In this project, we aim to use replays from real-time strategy games, such as StarCraft, as a new source of data on human strategic behaviour. These games provide highly structured, complex environments where players are intrinsically motivated to perform well. A primary challenge of this work is that replay data contains information on both high-level strategic decisions (e.g., which units players built) and low-level actions (e.g., where players clicked on the screen). Thus, we plan to develop abstractions of these replays, representing player's high-level strategies while discarding low-level actions. These high-level abstractions will allow us to evaluate and create theories of human behaviour on a much larger scale than before.

Student Responsibilities:

• Work closely with two graduate students to develop replay abstraction algorithms (e.g., using clustering methods)
• Implement and run abstraction algorithms on large replay datasets
• Fit existing behavioral game theory models to abstracted datasets
• Attend weekly group meetings to present and discuss progress

Student Qualifications:

The student should be experienced with programming in Python and working with Unix systems. Experience or interest in machine learning and statistics (especially with PyTorch), game theory, and real-time strategy games is a plus.

Work Setting: 

• On-site (UBC Vancouver Campus)

Laks V.S. Lakshmanan

Project: Dynamic MoE-Driven Ensemble of LLMs: Cost-Efficient Query Routing and Speculative Decoding for Scalable Inference

In this project, the student will develop a dynamic, cost-efficient ensemble framework for large language models (LLMs) using a Mixture of Experts (MoE) approach to optimize inference costs while maintaining high performance. Unlike prior work that statically pre-selects LLM subsets, the framework should feature a neural router that dynamically assigns queries to the most suitable LLMs based on their complexity. 

To prevent over-reliance on large models, a Load Loss term should be introduced that balances query distribution across models. Additionally, a speculative decoding-based aggregation technique will be used, where encoder outputs from multiple LLMs are combined using a weighted sum, and the model with the highest routing score serves as the primary decoder, assisted by speculative decoders to refine predictions. 

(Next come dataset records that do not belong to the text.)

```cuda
template <int KIND>
__global__ void __launch_bounds__(128, SolveKind<KIND>::minb)
glcm_fast_solve_kernel(const uint8_t* __restrict__ lev, const __grid_constant__ VoxParams P,
                       const GlcmFastTables* __restrict__ Tg, const GlcmTask* __restrict__ queue,
                       const unsigned* __restrict__ qcount, double* __restrict__ res, int only) {
  __shared__ GlcmSolveTables T;
  if (threadIdx.x == 0) glcm_solve_tables_from(*Tg, T);
  __syncthreads();
  const unsigned n = *qcount;
  constexpr int TILE = 4096;
  constexpr int LO = SolveKind<KIND>::lo, KC = SolveKind<KIND>::hi - SolveKind<KIND>::lo + 1;
  __shared__ uint16_t order[TILE];
  __shared__ int bucket[GF_NCLS];
  __shared__ uint16_t cnt[KC][128];
  const unsigned long long per_wave = (unsigned long long)gridDim.x * TILE;
  const unsigned ntiles = KIND == 2 ? gridDim.x * (unsigned)((n + per_wave - 1) / per_wave) : (n + TILE - 1) / TILE;
  for (unsigned tile = blockIdx.x; tile < ntiles; tile += gridDim.x) {
    const unsigned base = KIND == 2 ? (unsigned)((unsigned long long)n * tile / ntiles) : tile * TILE;
    const unsigned tend = KIND == 2 ? (unsigned)((unsigned long long)n * (tile + 1) / ntiles)
                                    : (n - base < (unsigned)TILE ? n : base + TILE);
#pragma unroll
    for (int c = 0; c < KC; c++) cnt[c][threadIdx.x] = 0;
    if (threadIdx.x < GF_NCLS) bucket[threadIdx.x] = 0;
    uint8_t mycls[TILE / 128];
#pragma unroll
    for (int j = 0; j < TILE / 128; j++) {
      const unsigned k = base + j * 128 + threadIdx.x;
      mycls[j] = k < tend ? queue[k].cls : GF_NCLS;
      const int c = (int)mycls[j] - LO;
      if (c >= 0 && c < KC) cnt[c][threadIdx.x]++;
    }
    __syncthreads();
    if ((int)threadIdx.x < KC) {
      int run = 0;
      for (int t = 0; t < 128; t++) { const int v = cnt[threadIdx.x][t]; cnt[threadIdx.x][t] = (uint16_t)run; run += v; }
      bucket[LO + threadIdx.x] = run;
    }
    __syncthreads();
    int cstart[KC];
    {
      int run = 0;
#pragma unroll
      for (int c = 0; c < KC; c++) { cstart[c] = run; run += bucket[LO + c]; }
    }
    __syncthreads();
    if ((int)threadIdx.x < KC) bucket[LO + threadIdx.x] += cstart[threadIdx.x];
#pragma unroll
    for (int j = 0; j < TILE / 128; j++) {
      const int c = (int)mycls[j] - LO;
      if (c >= 0 && c < KC) {
        int cs = 0;
#pragma unroll
        for (int q = 0; q < KC; q++) if (q == c) cs = cstart[q];
        order[cs + cnt[c][threadIdx.x]++] = (uint16_t)(j * 128 + threadIdx.x);
      }
    }
    __syncthreads();
    if (KIND == 2) {
      RB_DYN_SHARED(double, lz_scratch);
      const int e14 = bucket[12], e16 = bucket[14], e18 = bucket[15];
      if (!only || only == 18) lanczos_group<18>(lev, P, T, queue, res, order, base, e16, e18, lz_scratch);
      if (!only || only == 16) lanczos_group<16>(lev, P, T, queue, res, order, base, e14, e16, lz_scratch);
      if (!only || only == 14) lanczos_group<14>(lev, P, T, queue, res, order, base, 0, e14, lz_scratch);
    } else {
      if (KIND == 0) {
        if (!only || only == 4) solve_group<4>(lev, P, T, queue, res, order, base, 0, bucket[2]);
        if (!only || only == 6) solve_group<6>(lev, P, T, queue, res, order, base, bucket[2], bucket[4]);
        if (!only || only == 8) solve_group<8>(lev, P, T, queue, res, order, base, bucket[4], bucket[6]);
      } else {
        if (!only || only == 10) solve_group<10>(lev, P, T, queue, res, order, base, 0, bucket[8]);
        if (!only || only == 12) solve_group<12>(lev, P, T, queue, res, order, base, bucket[8], bucket[GF_DENSE_MAX_CLS]);
      }
    }
    __syncthreads();
  }
}

template <bool FULL, int NT, typename OutT>
__device__ __forceinline__ void glcm_phaseA_voxel(const uint8_t* w, uint32_t* eq, const GlcmFastTables& T, const VoxParams& P,
                                                  const ChunkVoxel& v, bool store, OutT* __restrict__ out, long long fstride,
                                                  GlcmTask* __restrict__ queue, unsigned* __restrict__ qcount,
                                                  double* __restrict__ mcc_part, long long t) {
  double f[GLCM_NF];
  int n_ok = 0;
  unsigned long long tcls = 0;
  const uint32_t tasks = glcm_fast_voxel_phaseA<FULL>(w, NT, eq, NT, T, P, f, &n_ok, &tcls);
  if (!store) return;
#pragma unroll
  for (int k = 0; k < GLCM_NF; k++) store_map(out + k * fstride + v.oi, f[k]);
  if constexpr (!std::is_same<OutT, double>::value) {
    if (tasks) mcc_part[t] = f[G_MCC];
  }
  if (tasks) {
    const int k = __popc(tasks);
    unsigned q = atomicAdd(qcount, (unsigned)k);
    bool first = true;
    for (uint32_t m = tasks; m; m &= m - 1, q++) {
      GlcmTask e;
      e.vi = v.vi; e.slot = (uint8_t)(__ffs((int)m) - 1); e.n_ok = (uint8_t)n_ok; e.count = first ? (uint8_t)k : 0;
      e.cls = (uint8_t)(tcls >> (GF_CLS_BITS * e.slot) & (GF_NCLS - 1)); e.unused = 0.f;
      queue[q] = e;
      first = false;
    }
  }
}

template <int MINB, int NT, typename OutT>
__global__ void __launch_bounds__(NT, MINB)
glcm_fast_kernel(const uint8_t* __restrict__ lev, const uint8_t* __restrict__ centers,
                 const __grid_constant__ VoxParams P, const GlcmFastTables* __restrict__ Tg,
                 OutT* __restrict__ out, long long fstride, int z0, int z1, int out_z0,
                 GlcmTask* __restrict__ queue, unsigned* __restrict__ qcount, double* __restrict__ mcc_part = nullptr) {
  __shared__ GlcmFastTables T;
  __shared__ unsigned defer[2 * NT];
  __shared__ unsigned ndefer;
  RB_DYN_SHARED(uint32_t, eqbuf);
  uint8_t* const wbuf = reinterpret_cast<uint8_t*>(eqbuf + 27 * NT);
  copy_tables_to_shared<NT>(T, Tg);
  if (threadIdx.x == 0) ndefer = 0;
  __syncthreads();
  uint8_t* const w = &wbuf[threadIdx.x];
  uint32_t* const eq = &eqbuf[threadIdx.x];
  full_window_tiles<NT>((long long)(z1 - z0) * P.Y * P.X, defer, ndefer,
    [&](long long t, bool live, auto defer_it) {
      const long long plane = (long long)P.Y * P.X;
      const ChunkVoxel v = chunk_voxel(P, plane, z0, out_z0, t, live);
      const bool center = live && chunk_center(lev, centers, plane, v);
      if (load_window27(lev, P, v.z, v.y, v.x, v.vi, center, w, NT)) {
        glcm_phaseA_voxel<true, NT>(w, eq, T, P, v, true, out, fstride, queue, qcount, mcc_part, t);
      } else if (center) {
        defer_it();
      } else if (live) {
#pragma unroll
        for (int k = 0; k < GLCM_NF; k++) store_map(out + k * fstride + v.oi, P.init_value);
      }
    },
    [&](auto entry, bool live) {
      const long long plane = (long long)P.Y * P.X;
      const long long t = live ? entry() : 0;
      const ChunkVoxel v = chunk_voxel(P, plane, z0, out_z0, t, live);
      load_window27(lev, P, v.z, v.y, v.x, v.vi, live && chunk_center(lev, centers, plane, v), w, NT);
      glcm_phaseA_voxel<false, NT>(w, eq, T, P, v, live, out, fstride, queue, qcount, mcc_part, t);
    });
}


template <typename OutT>
__global__ void __launch_bounds__(256)
glcm_fast_finish_kernel(const __grid_constant__ VoxParams P, const GlcmTask* __restrict__ queue,
                        const unsigned* __restrict__ qcount, const double* __restrict__ res,
                        OutT* __restrict__ mcc_map , int out_z0,
                        const double* __restrict__ mcc_part = nullptr, int za = 0) {
  const unsigned n = *qcount;
  const long long plane = (long long)P.Y * P.X;
  for (unsigned k = blockIdx.x * blockDim.x + threadIdx.x; k < n; k += gridDim.x * blockDim.x) {
    const GlcmTask e = queue[k];
    if (!e.count) continue;
    double add = 0;
    for (int j = 0; j < e.count; j++) add += res[k + j];
    const long long oi = e.vi - (long long)out_z0 * plane;
    if constexpr (std::is_same<OutT, double>::value) mcc_map[oi] += add / e.n_ok;
    else {
      const double mcc = mcc_part[e.vi - (long long)za * plane] + add / e.n_ok;
      store_map(mcc_map + oi, mcc);
    }
  }
}

}
```

### pyradiomics_b200/csrc/voxel_fast.cu

```cuda
#include <map>
#include <mutex>
#include <vector>

#include "common.cuh"
#define RB_GLCM_BLOCK_SYNC 1
#include "glcm_fast.cuh"
#include "glcm_kernels.cuh"
#include "glrlm_fast.cuh"
#include "small_fast.cuh"
#include "host_common.hpp"

namespace rb {

struct GlcmQueue {
  GlcmTask* q = nullptr; double* res = nullptr; unsigned* count = nullptr; size_t cap = 0;
  double* mcc = nullptr; size_t mcc_cap = 0;
  std::mutex mu;
};
static std::mutex g_queue_mu;
static std::map<std::pair<int, cudaStream_t>, GlcmQueue> g_queue_cache;
int glcm_release_queues() {
  int dev = 0;
  if (cudaGetDevice(&dev) != cudaSuccess) return RB_ERR_CUDA;
  std::vector<std::unique_lock<std::mutex>> held;
  std::vector<GlcmQueue*> mine;
  {
    std::lock_guard<std::mutex> lk(g_queue_mu);
    for (auto& kv : g_queue_cache)
      if (kv.first.first == dev) mine.push_back(&kv.second);
  }
  for (GlcmQueue* Q : mine) held.emplace_back(Q->mu);
  cudaDeviceSynchronize();
  for (GlcmQueue* Q : mine) {
    cudaFree(Q->q); cudaFree(Q->res); cudaFree(Q->count); cudaFree(Q->mcc);
    Q->q = nullptr; Q->res = nullptr; Q->count = nullptr; Q->mcc = nullptr; Q->cap = Q->mcc_cap = 0;
  }
  return RB_OK;
}
static GlcmQueue* glcm_queue(cudaStream_t st, size_t need, size_t mcc_need, std::unique_lock<std::mutex>& lk) {
  int dev = 0;
  if (cudaGetDevice(&dev) != cudaSuccess) return nullptr;
  GlcmQueue* entry;
  {
    std::lock_guard<std::mutex> mlk(g_queue_mu);
    entry = &g_queue_cache[{dev, st}];
  }
  lk = std::unique_lock<std::mutex>(entry->mu);
  GlcmQueue& Q = *entry;
  if (!Q.count && cudaMalloc(&Q.count, sizeof(unsigned)) != cudaSuccess) return nullptr;
  if (Q.cap < need) {
    if (Q.q) { cudaStreamSynchronize(st); cudaFree(Q.q); cudaFree(Q.res); Q.q = nullptr; Q.res = nullptr; Q.cap = 0; }
    if (cudaMalloc(&Q.q, need * sizeof(GlcmTask)) != cudaSuccess) return nullptr;
    if (cudaMalloc(&Q.res, need * sizeof(double)) != cudaSuccess) { cudaFree(Q.q); Q.q = nullptr; return nullptr; }
    Q.cap = need;
  }
  if (Q.mcc_cap < mcc_need) {
    if (Q.mcc) { cudaStreamSynchronize(st); cudaFree(Q.mcc); Q.mcc = nullptr; Q.mcc_cap = 0; }
    if (cudaMalloc(&Q.mcc, mcc_need * sizeof(double)) != cudaSuccess) return nullptr;
    Q.mcc_cap = mcc_need;
  }
  return &Q;
}

template <typename OutT>
static int glcm_fast_run(const uint8_t* l8, const uint8_t* centers, const VoxParams& P, OutT* out, long long fstride,
                         int z0, int z1, int out_z0, cudaStream_t st) {
  const GlcmFastTables* T = device_table<GlcmFastTables>([&](GlcmFastTables& h) { glcm_fast_build_tables(h, P.Ng); }, P.Ng);
  if (!T) return fail(RB_ERR_CUDA, "could not build the GLCM table block on the device");
  const long long plane = (long long)P.Y * P.X;
  if ((long long)(z1 - z0) * plane <= 0) return RB_OK;
  if (P.sy != P.X || P.sz != plane) return fail(RB_ERR_ARG, "GLCM fast path expects a contiguous level volume");
  const int sms = sm_count();
  const long long max_entries = 48ll << 20;
  int zchunk = (int)(max_entries / (plane * GF_NA));
  if (zchunk < 1) zchunk = 1;
  if (zchunk > z1 - z0) zchunk = z1 - z0;
  const int nchunks = (z1 - z0 + zchunk - 1) / zchunk;
  zchunk = (z1 - z0 + nchunks - 1) / nchunks;
  constexpr bool f64 = std::is_same<OutT, double>::value;
  std::unique_lock<std::mutex> qlk;
  GlcmQueue* Q = glcm_queue(st, (size_t)zchunk * plane * GF_NA, f64 ? 0 : (size_t)zchunk * plane, qlk);
  if (!Q) return fail(RB_ERR_NOMEM, "could not allocate the GLCM eigen-task queue");
  constexpr int NT = 512;
  const int smem = glcm_phaseA_smem_bytes(NT);
  RB_CUDA(set_max_dynamic_smem(glcm_fast_kernel<1, NT, OutT>, smem));
  RB_CUDA(set_max_dynamic_smem(glcm_fast_solve_kernel<2>, GF_LZ_SMEM_BYTES));
  for (int za = z0; za < z1; za += zchunk) {
    const int zb = za + zchunk < z1 ? za + zchunk : z1;
    RB_CUDA(cudaMemsetAsync(Q->count, 0, sizeof(unsigned), st));
    int grid = 0;
    RB_CUDA(resident_grid(glcm_fast_kernel<1, NT, OutT>, NT, smem, (long long)(zb - za) * plane, grid));
    glcm_fast_kernel<1, NT, OutT><<<grid, NT, smem, st>>>(l8, centers, P, T, out, fstride, za, zb, out_z0, Q->q, Q->count,
                                                         Q->mcc);
    RB_LAUNCH_CHECK();
    glcm_fast_solve_kernel<0><<<sms * 8, 128, 0, st>>>(l8, P, T, Q->q, Q->count, Q->res, 0);
    for (int g = 10; g <= 12; g += 2) glcm_fast_solve_kernel<1><<<sms * 8, 128, 0, st>>>(l8, P, T, Q->q, Q->count, Q->res, g);
    for (int g = 18; g >= 14; g -= 2)
      glcm_fast_solve_kernel<2><<<sms * 2, 128, GF_LZ_SMEM_BYTES, st>>>(l8, P, T, Q->q, Q->count, Q->res, g);
    RB_LAUNCH_CHECK();
    glcm_fast_finish_kernel<OutT><<<sms * 8, 256, 0, st>>>(P, Q->q, Q->count, Q->res, out + (long long)G_MCC * fstride,
                                                           out_z0, Q->mcc, za);
    RB_LAUNCH_CHECK();
  }
  return RB_OK;
}

template <typename OutT>
__global__ void __launch_bounds__(128)
glrlm_fast_kernel(const uint8_t* __restrict__ lev, const uint8_t* __restrict__ centers,
                  const __grid_constant__ VoxParams P, const GlrlmFastTables* __restrict__ Tg,
                  OutT* __restrict__ out, long long fstride, int z0, int z1, int out_z0) {
  __shared__ GlrlmFastTables T;
  copy_tables_to_shared(T, Tg);
  __syncthreads();
  const long long plane = (long long)P.Y * P.X;
  const long long total = (long long)(z1 - z0) * plane;
  for (long long t = (long long)blockIdx.x * blockDim.x + threadIdx.x; t < total; t += (long long)gridDim.x * blockDim.x) {
    const ChunkVoxel v = chunk_voxel(P, plane, z0, out_z0, t);
    if (!chunk_center(lev, centers, plane, v)) {
#pragma unroll
      for (int k = 0; k < GLRLM_NF; k++) store_map(out + k * fstride + v.oi, P.init_value);
      continue;
    }
    int wl[27];
    load_window27(lev, P, v.z, v.y, v.x, v.vi, true, wl, 1);
    double f[GLRLM_NF];
    glrlm_fast_voxel(wl, T, f);
#pragma unroll
    for (int k = 0; k < GLRLM_NF; k++) store_map(out + k * fstride + v.oi, f[k]);
  }
}
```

This approach reduces computational costs while preserving response quality. The framework will be evaluated on NLP benchmarks (e.g., GLUE, MixInstruct, WMT) using task performance, inference cost, and cost-quality trade-offs, with comparisons against prior work such as HybridLLM, ThriftLLM, and FrugalGPT. Ultimately, this research advances the scalability and efficiency of ensemble LLMs, making them more practical for real-world deployment.

The proposed research is relevant to responsible AI. Specifically, it will cover the aspects of
democratizing AI by making deep learning more efficient, less expensive, less compute, and
energy-intensive without compromising performance.

Expected Contributions from the student: 
1. A novel dynamic routing mechanism for LLM ensembles that adaptively selects models based on query complexity.
2. A cost-aware loss function that balances computational load across the ensemble.
3. Integration of speculative decoding, enabling efficient and compatible ensemble outputs.
4. Comprehensive evaluation demonstrating significant cost reductions without compromising performance.

Students from Year 2 or higher are welcome to apply. However, prior research experience
involving deep learning is highly desirable. 

Student Responsibilities:

The student will have weekly meetings with me where we will discuss problem formulation and refinement as well as strategies for model design, model pruning, as well as efficient model routing and aggregation strategies.

Qualifications:

The student should have an outstanding academic record and ideally have prior research exposure to solving problems using deep learning with basic background knowledge in NLP and familiarity with modern deep learning and LLM frameworks. 

Work Setting:

• On-site (UBC Vancouver Campus)

Margo Seltzer & Swati Goswami

Project: Network Function Caching on Programmable Switches

Network Functions such as firewalls and Network Address Translators (NATs) suffer from poor performance, because they are deployed using software modules running on commodity hardware.  We propose accelerating these Network Functions using programmable networking
hardware. More specifically, we implement an in-network cache using programmable switches to improve throughput and latency of Network Function deployments.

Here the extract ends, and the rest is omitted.